Oh. Right. The truth. Trevor already knew parts of this, yet somehow Reuben hadn’t thought to discuss it outright. Now it seemed he had no choice. He stepped into the kitchen, where Trevor sat at the table in his pajamas, pouring milk onto a ridiculously large serving of Rice Krispies.
“Hi, Mr. St. Clair.”
Reuben sat down at the table with him. Arlene circled around to the stove and asked how Reuben liked his eggs.
Reuben looked up, confused. “Who, me? Oh. I didn’t know I was staying.”
“Got someplace you got to be?”
“Uh, no. Actually, no. Thank you. However you’re going to make them for yourself is fine.”
“Scrambled it is.”
Reuben turned his attention back to the boy. “You don’t seemed surprised to see me here, Trevor.”

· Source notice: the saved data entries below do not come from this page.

class ParamLayout:

    def __init__(self, original_features_num=2, num_blocks=4, in_features=32, out_features=32, depth_of_mlp=3):
        if in_features != _lib.FGNN_H or out_features != _lib.FGNN_H:
            raise RuntimeError('the fused engine is built for in_features = out_features = 32 (got %d, %d); other widths '
                               'run through the per-layer modules (layers.MlpBlock_Real)' % (in_features, out_features))
        if not 1 <= depth_of_mlp <= _lib.FGNN_MAX_DEPTH:
            raise RuntimeError('depth_of_mlp must be in 1..%d' % _lib.FGNN_MAX_DEPTH)
        if original_features_num not in (2, 32):
            raise RuntimeError('the fused engine is built for original_features_num = 2 or 32 (got %d); other widths run '
                               'through the per-layer modules (layers.MlpBlock_Real)' % original_features_num)
        self.c0 = original_features_num
        self.num_blocks = num_blocks
        self.depth = depth_of_mlp
        self.entries = []
        self.mlp = {}
        off = 0
        last = original_features_num
        for blk in range(1, num_blocks + 1):
            for j, cin in ((1, last), (2, last), (3, last + 32)):
                pfx = 'ne_bm_block%d_mlp%d.' % (blk, j)
                rec = {'off': off, 'cin': cin, 'w': [], 'b': []}
                c = cin
                for i in range(depth_of_mlp):
                    self.entries.append((pfx + 'convs.%d.weight' % i, off, (32, c, 1, 1)))
                    rec['w'].append(off)
                    off += 32 * c
                    self.entries.append((pfx + 'convs.%d.bias' % i, off, (32,)))
                    rec['b'].append(off)
                    off += 32
                    c = 32
                self.entries.append((pfx + 'gn.weight', off, (1, 32, 1, 1)))
                rec['gn_w'] = off
                off += 32
                self.entries.append((pfx + 'gn.bias', off, (1, 32, 1, 1)))
                rec['gn_b'] = off
                off += 32
                rec['count'] = _lib.mlp_param_count(cin, depth_of_mlp)
                self.mlp[(blk, j)] = rec
            last = 32
        self.total = off

    def flatten(self, state_dict, device):
        flat = torch.empty(self.total, dtype=torch.float32, device=device)
        for name, off, shape in self.entries:
            key = name if name in state_dict else 'node_embedder.' + name
            t = state_dict[key]
            n = t.numel()
            flat[off:off + n].copy_(t.reshape(-1).to(torch.float32))
        return flat

    def init_flat(self, seed, device):
        gen = torch.Generator().manual_seed(seed)
        flat = torch.zeros(self.total, dtype=torch.float32)
        for name, off, shape in self.entries:
            n = _numel(shape)
            if name.endswith('.weight') and '.convs.' in name:
                fan_out, fan_in = shape[0], shape[1]
                bound = (6.0 / (fan_in + fan_out)) ** 0.5
                flat[off:off + n] = (torch.rand(n, generator=gen) * 2 - 1) * bound
            elif name.endswith('gn.weight'):
                flat[off:off + n] = 1.0
        return flat.to(device)

    def unflatten(self, flat):
        return {name: flat[off:off + _numel(shape)].view(shape) for name, off, shape in self.entries}


def _numel(shape):
    n = 1
    for s in shape:
        n *= s
    return n


def _round_up(x, m):
    return (x + m - 1) // m * m


class EngineCache:

    def __init__(self, budget):
        import collections
        self.budget = budget
        self._items = collections.OrderedDict()

    @staticmethod
    def engine_bytes(G, N, num_blocks, elt=4):
        ldp = -(-N * N // 32) * 32
        return (4 * num_blocks + 5) * G * 32 * ldp * elt

    def get(self, key, factory, nbytes):
        hit = self._items.get(key)
        if hit is not None:
            self._items.move_to_end(key)
            return hit[0], []
        eng = factory()
        self._items[key] = (eng, nbytes)
        evicted = []
        while self.used() > self.budget and len(self._items) > 1:
            k, _ = self._items.popitem(last=False)
            evicted.append(k)
        return eng, evicted

    def used(self):
        return sum(b for _, b in self._items.values())

    def keys(self):
        return list(self._items)

    def clear(self):
        self._items.clear()

    def __len__(self):
        return len(self._items)

    def __iter__(self):
        return iter(list(self._items))

    def values(self):
        return [e for e, _ in self._items.values()]
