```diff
diff --git a/lesion_gnn_amd/ops.py b/lesion_gnn_amd/ops.py
--- a/lesion_gnn_amd/ops.py
+++ b/lesion_gnn_amd/ops.py
@@ -78,6 +78,7 @@
 OPEN_IN_FUSED = "auto"
 OPEN_IN_FUSED_BWD = OPEN_IN_FUSED
 HEAD_FOLD = True
+DEFER_FOLD = True
 _CAPACITY: dict = {}
 
 
@@ -240,7 +241,8 @@
 
 def stack_bwd(dp: torch.Tensor | None, x: torch.Tensor, graph: Graph, mean: bool, Ws: list,
               hs: list, ss: list, reducer: list, planes_t: torch.Tensor | None = None,
-              head: tuple | None = None, kind: str = "gcn", adjt_t: torch.Tensor | None = None):
+              head: tuple | None = None, kind: str = "gcn", adjt_t: torch.Tensor | None = None,
+              b0: torch.Tensor | None = None):
     csr = graph.csr(kind)
     open_ = graph.tile_open(kind)
     M = x.size(0)
@@ -255,10 +257,15 @@
     _lib.check(0 if P > 0 else P, "lgnn_gcn_stack_bwd_partials")
     widths = [x.size(1)] + [W.size(0) for W in Ws]
     per = [widths[l + 1] * widths[l] + widths[l + 1] for l in range(L + 1)]
-    slab = torch.empty(P * sum(per), dtype=torch.float32, device=dev)
+    defer = DEFER_FOLD and s3f and L <= 2 and b0 is not None
+    if defer:
+        per.append(widths[2] * widths[0] + widths[2])
+        hs = [None] + list(hs[1:])
+    slab = torch.empty(P * sum(per) + int(defer), dtype=torch.float32, device=dev)
     dWp, dbp, off = [], [], 0
-    for l in range(L + 1):
-        nk, n = widths[l + 1] * widths[l], widths[l + 1]
+    for l in range(L + 2 if defer else L + 1):
+        nk, n = (widths[2] * widths[0], widths[2]) if l == L + 1 else \
+            (widths[l + 1] * widths[l], widths[l + 1])
         dWp.append(slab[off:off + P * nk])
         dbp.append(slab[off + P * nk:off + P * (nk + n)])
         off += P * (nk + n)
@@ -280,8 +287,11 @@
         if L == 3:
             dz0 = dS_ws[2 * M * 128:2 * M * 128 + M * widths[1]].view(M, widths[1])
             first = dense_wgrad(dz0, x, False, want_db=True, reducer=reducer)
-            return [first] + _stack_bwd_outputs(L, widths, dWp, dbp, P, dev, reducer, l0=1)
-        return _stack_bwd_outputs(L, widths, dWp, dbp, P, dev, reducer)
+            return [first] + _stack_bwd_outputs(L, widths, dWp, dbp, P, dev, reducer, l0=1), None
+        if defer:
+            return _stack_bwd_outputs_defer(L, widths, dWp, dbp, P, dev, reducer, Ws, b0, open_,
+                                            M, slab)
+        return _stack_bwd_outputs(L, widths, dWp, dbp, P, dev, reducer), None
     assert head is None, "dP from the logits gradient only in the single-launch split-3 path"
     if s3f:
         _lib.call("lgnn_gcn_stack_bwd_s3f", dp, graph.batch, graph.gptr, int(mean), dp.size(0),
@@ -306,10 +316,37 @@
         _lib.call("lgnn_node_linear_bwd_tiles", mode, dY, graph.batch, graph.gptr, int(mean),
                   tc.tptr, tc.tidx, tc.tw, 0.0, hs[l] if l > 0 else None,
                   _lib.LGNN_ACT_ELU if l > 0 else _lib.LGNN_ACT_NONE, Sx[l], M, K, None, None,
-                  None, 0.0, Ws[l], N, dX, dWp[l], dbp[l], P, open_, 1, 2 if s3f else 1,
-                  _s(dev))
+                  None, 0.0, Ws[l], N, dX, dWp[l], dbp[l], P, open_, 1,
+                  ((0, 4)[l] if l < 2 else 2) if defer else 2 if s3f else 1, _s(dev))
         dS = dX
-    return _stack_bwd_outputs(L, widths, dWp, dbp, P, dev, reducer)
+    if defer:
+        return _stack_bwd_outputs_defer(L, widths, dWp, dbp, P, dev, reducer, Ws, b0, open_, M,
+                                        slab)
+    return _stack_bwd_outputs(L, widths, dWp, dbp, P, dev, reducer), None
+
+
+def _stack_bwd_outputs_defer(L, widths, dWp, dbp, P, dev, reducer, Ws, b0, open_, M, slab):
+    d_in, w1, w2 = widths[0], widths[1], widths[2]
+    live = open_[(M + 63) // 64:]
+    closed = slab[-1:].view(torch.int32)
+    T = torch.empty(w2, d_in, dtype=torch.float32, device=dev)
+    g = torch.empty(w2, dtype=torch.float32, device=dev)
+    out = []
+    for l in range(L + 1):
+        dW = torch.empty(widths[l + 1], widths[l], dtype=torch.float32, device=dev)
+        db = torch.empty(widths[l + 1], dtype=torch.float32, device=dev)
+        reducer.extend([(dWp[l], P, dW.numel(), dW, None, 0, live if l < 2 else None),
+                        (dbp[l], P, db.numel(), db, None, 0, live if l < 1 else None)])
+        out.append((dW, db))
+    reducer.extend([(dWp[L + 1], P, T.numel(), T, None, 0, closed),
+                    (dbp[L + 1], P, g.numel(), g, None, 0, closed)])
+    (dW0, db0), dW1 = out[0], out[1][0]
+
+    def fold():
+        _lib.call("lgnn_gcn_fold_wgrad", T, g, Ws[0], b0, Ws[1], d_in, w1, w2, dW0, db0, dW1,
+                  closed, dW0, db0, dW1, _s(dev))
+
+    return out, fold
 
 
 def _stack_bwd_outputs(L, widths, dWp, dbp, P, dev, reducer, l0=0):
@@ -387,7 +424,15 @@
         outs = [j[3] for j in chunk]
         fac = [j[4] if len(j) > 4 else None for j in chunk]
         wid = [j[5] if len(j) > 4 else 0 for j in chunk]
-        if any(is_ce):
+        live = [j[6] if len(j) > 6 else None for j in chunk]
+        if any(lv is not None for lv in live):
+            if any(is_ce) and ce is None:
+                raise _lib.LgnnError("reduce_multi: a CE_PART job needs the CE source")
+            _lib.call("lgnn_reduce_jobs_live", n, parts, fac, wid, nps, lens, outs,
+                      [int(c) for c in is_ce] if any(is_ce) else None,
+                      ctypes.byref(ce) if any(is_ce) else None, int(num_classes), live,
+                      _s(dev))
+        elif any(is_ce):
             if ce is None:
                 raise _lib.LgnnError("reduce_multi: a CE_PART job needs the CE source")
             _lib.call("lgnn_reduce_jobs_ce", n, parts, fac, wid, nps, lens, outs,
@@ -941,18 +986,20 @@
             dbo = torch.empty(C, dtype=torch.float32, device=x.device)
             part = CE_PART if ce is not None else dlogits
             red += [(part, B, C * D, dWo, pooled, D), (part, B, C, dbo)]
-            outs = stack_bwd(None, x, graph, sv.mean, Ws, hs, ss, red, sv.planes_t,
-                             head=(ce[0] if ce is not None else dlogits, W_out), kind=kind,
-                             adjt_t=sv.adjt)
+            outs, after = stack_bwd(None, x, graph, sv.mean, Ws, hs, ss, red, sv.planes_t,
+                                    head=(ce[0] if ce is not None else dlogits, W_out),
+                                    kind=kind, adjt_t=sv.adjt, b0=params[1])
         else:
             dp, dWo, dbo = pool_head_bwd(dlogits, pooled, W_out)
-            outs = stack_bwd(dp, x, graph, sv.mean, Ws, hs, ss, red, sv.planes_t, kind=kind,
-                             adjt_t=sv.adjt)
+            outs, after = stack_bwd(dp, x, graph, sv.mean, Ws, hs, ss, red, sv.planes_t,
+                                    kind=kind, adjt_t=sv.adjt, b0=params[1])
         grads[2 + 2 * L], grads[3 + 2 * L] = dWo, dbo
         for l, (dW, db) in enumerate(outs):
             grads[2 * l], grads[2 * l + 1] = dW, db
         reduce_multi(red, x.device, ce=ce[0] if ce is not None else None,
                      num_classes=W_out.size(0))
+        if after is not None:
+            after()
         return None, grads
     assert ce is None, "the CE-formed logits gradient only on the fused head path"
     dp, dWo, dbo = pool_head_bwd(dlogits, pooled, W_out)
```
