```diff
@@ -2021,6 +2088,7 @@
       if (NS > 1 && !sort_inline) pass.sst = dev.aux2_stream();
     }
     inputs_on_aux = false;
+    pass.last_pass = wbase + Wg >= W;
     pass.launch();
     for (auto &t : copier_v)
       if (t.joinable()) t.join();
diff --git a/zikkurat-algebra_amd/csrc/zk_runtime.cpp b/zikkurat-algebra_amd/csrc/zk_runtime.cpp
--- a/zikkurat-algebra_amd/csrc/zk_runtime.cpp
+++ b/zikkurat-algebra_amd/csrc/zk_runtime.cpp
@@ -201,7 +201,12 @@
   return 0;
 }
 
-void stream_wait(Device &dev, hipStream_t st) {
+hipEvent_t Device::early_event() {
+  if (!early_ev) ZK_CHECK(hipEventCreateWithFlags(&early_ev, hipEventDisableTiming));
+  return early_ev;
+}
+
+void stream_wait(Device &dev, hipStream_t st, hipEvent_t early) {
   if (!dev.sync_ev) ZK_CHECK(hipEventCreateWithFlags(&dev.sync_ev, hipEventDisableTiming));
   ZK_CHECK(hipEventRecord(dev.sync_ev, st));
   const auto t0 = std::chrono::steady_clock::now();
@@ -209,6 +214,15 @@
     const hipError_t e = hipEventQuery(dev.sync_ev);
     if (e == hipSuccess) return;
     if (e != hipErrorNotReady) ZK_CHECK(e);
+    if (early) {
+      const hipError_t ee = hipEventQuery(early);
+      if (ee == hipSuccess) {
+        host_pool_expect();
+        early = nullptr;
+      } else if (ee != hipErrorNotReady) {
+        ZK_CHECK(ee);
+      }
+    }
     const double us = std::chrono::duration<double, std::micro>(std::chrono::steady_clock::now() - t0).count();
     if (us > 20000) std::this_thread::sleep_for(std::chrono::microseconds(20));
     else if (us > 200) std::this_thread::yield();
diff --git a/zikkurat-algebra_amd/csrc/zk_runtime.hpp b/zikkurat-algebra_amd/csrc/zk_runtime.hpp
--- a/zikkurat-algebra_amd/csrc/zk_runtime.hpp
+++ b/zikkurat-algebra_amd/csrc/zk_runtime.hpp
@@ -136,6 +136,8 @@
   hipEvent_t xfer_ev[2] = {nullptr, nullptr};
   KernelTimer timer;
   hipEvent_t sync_ev = nullptr;
+  hipEvent_t early_ev = nullptr;
+  hipEvent_t early_event();
   hipStream_t aux = nullptr;
   hipEvent_t aux_ev = nullptr;
   hipStream_t aux_stream();
@@ -148,7 +150,7 @@
 
 void copy_to_host(Device &dev, hipStream_t st, void *dst, const void *src, size_t bytes);
 
-void stream_wait(Device &dev, hipStream_t st);
+void stream_wait(Device &dev, hipStream_t st, hipEvent_t early = nullptr);
 
 Device &current_device();
 Device &device_context(int id, int slot);
```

Trevor shrugged. “Your car is out front.”
“Good point.”
“Were you here all night?”
Reuben shot a glance at Arlene, more a silent cry for help, really, but she was busy blowing on a burner, trying to get it to light. Surely she could hear all this but was leaving Reuben on his own. “Actually, Trevor, yes. I was.”
“Cool.” Trevor pulled the Sunday paper off the chair beside him and dug up the color comics.
“Is that a problem to you, Trevor?” It seemed like a stupid question even as he heard himself say it, because most kids don’t use the word “cool” to describe their problems. It was so far from the reaction he’d expected that it seemed he hadn’t quite heard it yet.
“It was practically my idea.”
“Another good point.”
“Are you two going to get married?”
“It’s a little soon to think about that. But your mother and I do like each other.”
“I just knew you would. I just knew it. I sure hope you get married. I don’t have too many new ideas for my project.”
From Those Who Knew Trevor Speak
When I got home that night I called Lou, long distance.
“Wow,” Lou said. “You’re getting laid. That’s amazing. Wish I could say that.”
I tried to ex
plain that something felt dishonest about it. It wasn’t easy to explain. The only examples I could find involved my shame in being seen by Trevor the following morning. The feeling that I was doing him wrong by being there. He asked if Trevor seemed to mind, and I had to tell the truth.
He pointed out that the only person who felt odd about it was me. I thought that meant I was worried about nothing. I’m used to that. It’s a specialty of mine. That’s what I wanted him to tell me, I think. That my anxiety was based on nothing, like a shadow with no mass behind it; then, once he’d told me so, I thought it would disappear like a shadow flooded with light.
That’s not what he said. He said I was the only one who felt dishonest and I was the only one who knew my intentions. Maybe my intentions were dishonest.
I tried to dismiss his comment, but the minute he said it I felt this great sweep of shame. I admitted to Lou something I’d never said out loud to anyone. Arlene wasn’t quite what I’d pictured for myself. She wasn’t someone I’d usher into a room on my arm with great pride.
“In other words,” he said, “you’re ashamed of her.”
“I didn’t say that.”
“Sure you did.”
All these thoughts started going around in my head at once, making it hard to breathe. I realized that this was her worst fear about me. That I looked down on her. Worst fears are always based on a grain of truth. That’s what’s so bad about them. I wondered if she had a friend she talked to like this. I wondered if she talked about my face and how hard it was to be physically close to me.
Lou said, “If you really want somebody else, go find somebody else. You’re not doing her any favors.”
I said, “No. I want her.”
It surprised us both.
I just liked the way I felt around her. The way she made me feel. Which suddenly seemed so much more real and important than wearing a woman on your arm.
Lou told me a story about his most recent lover. A man who, like most men in his life, held him at arm’s length until Lou couldn’t take it anymore.
“I finally issued an ultimatum. Get the hell into my life, or get the hell out of it. If you want to stop feeling dishonest, Reub, try making an honest woman out of her.”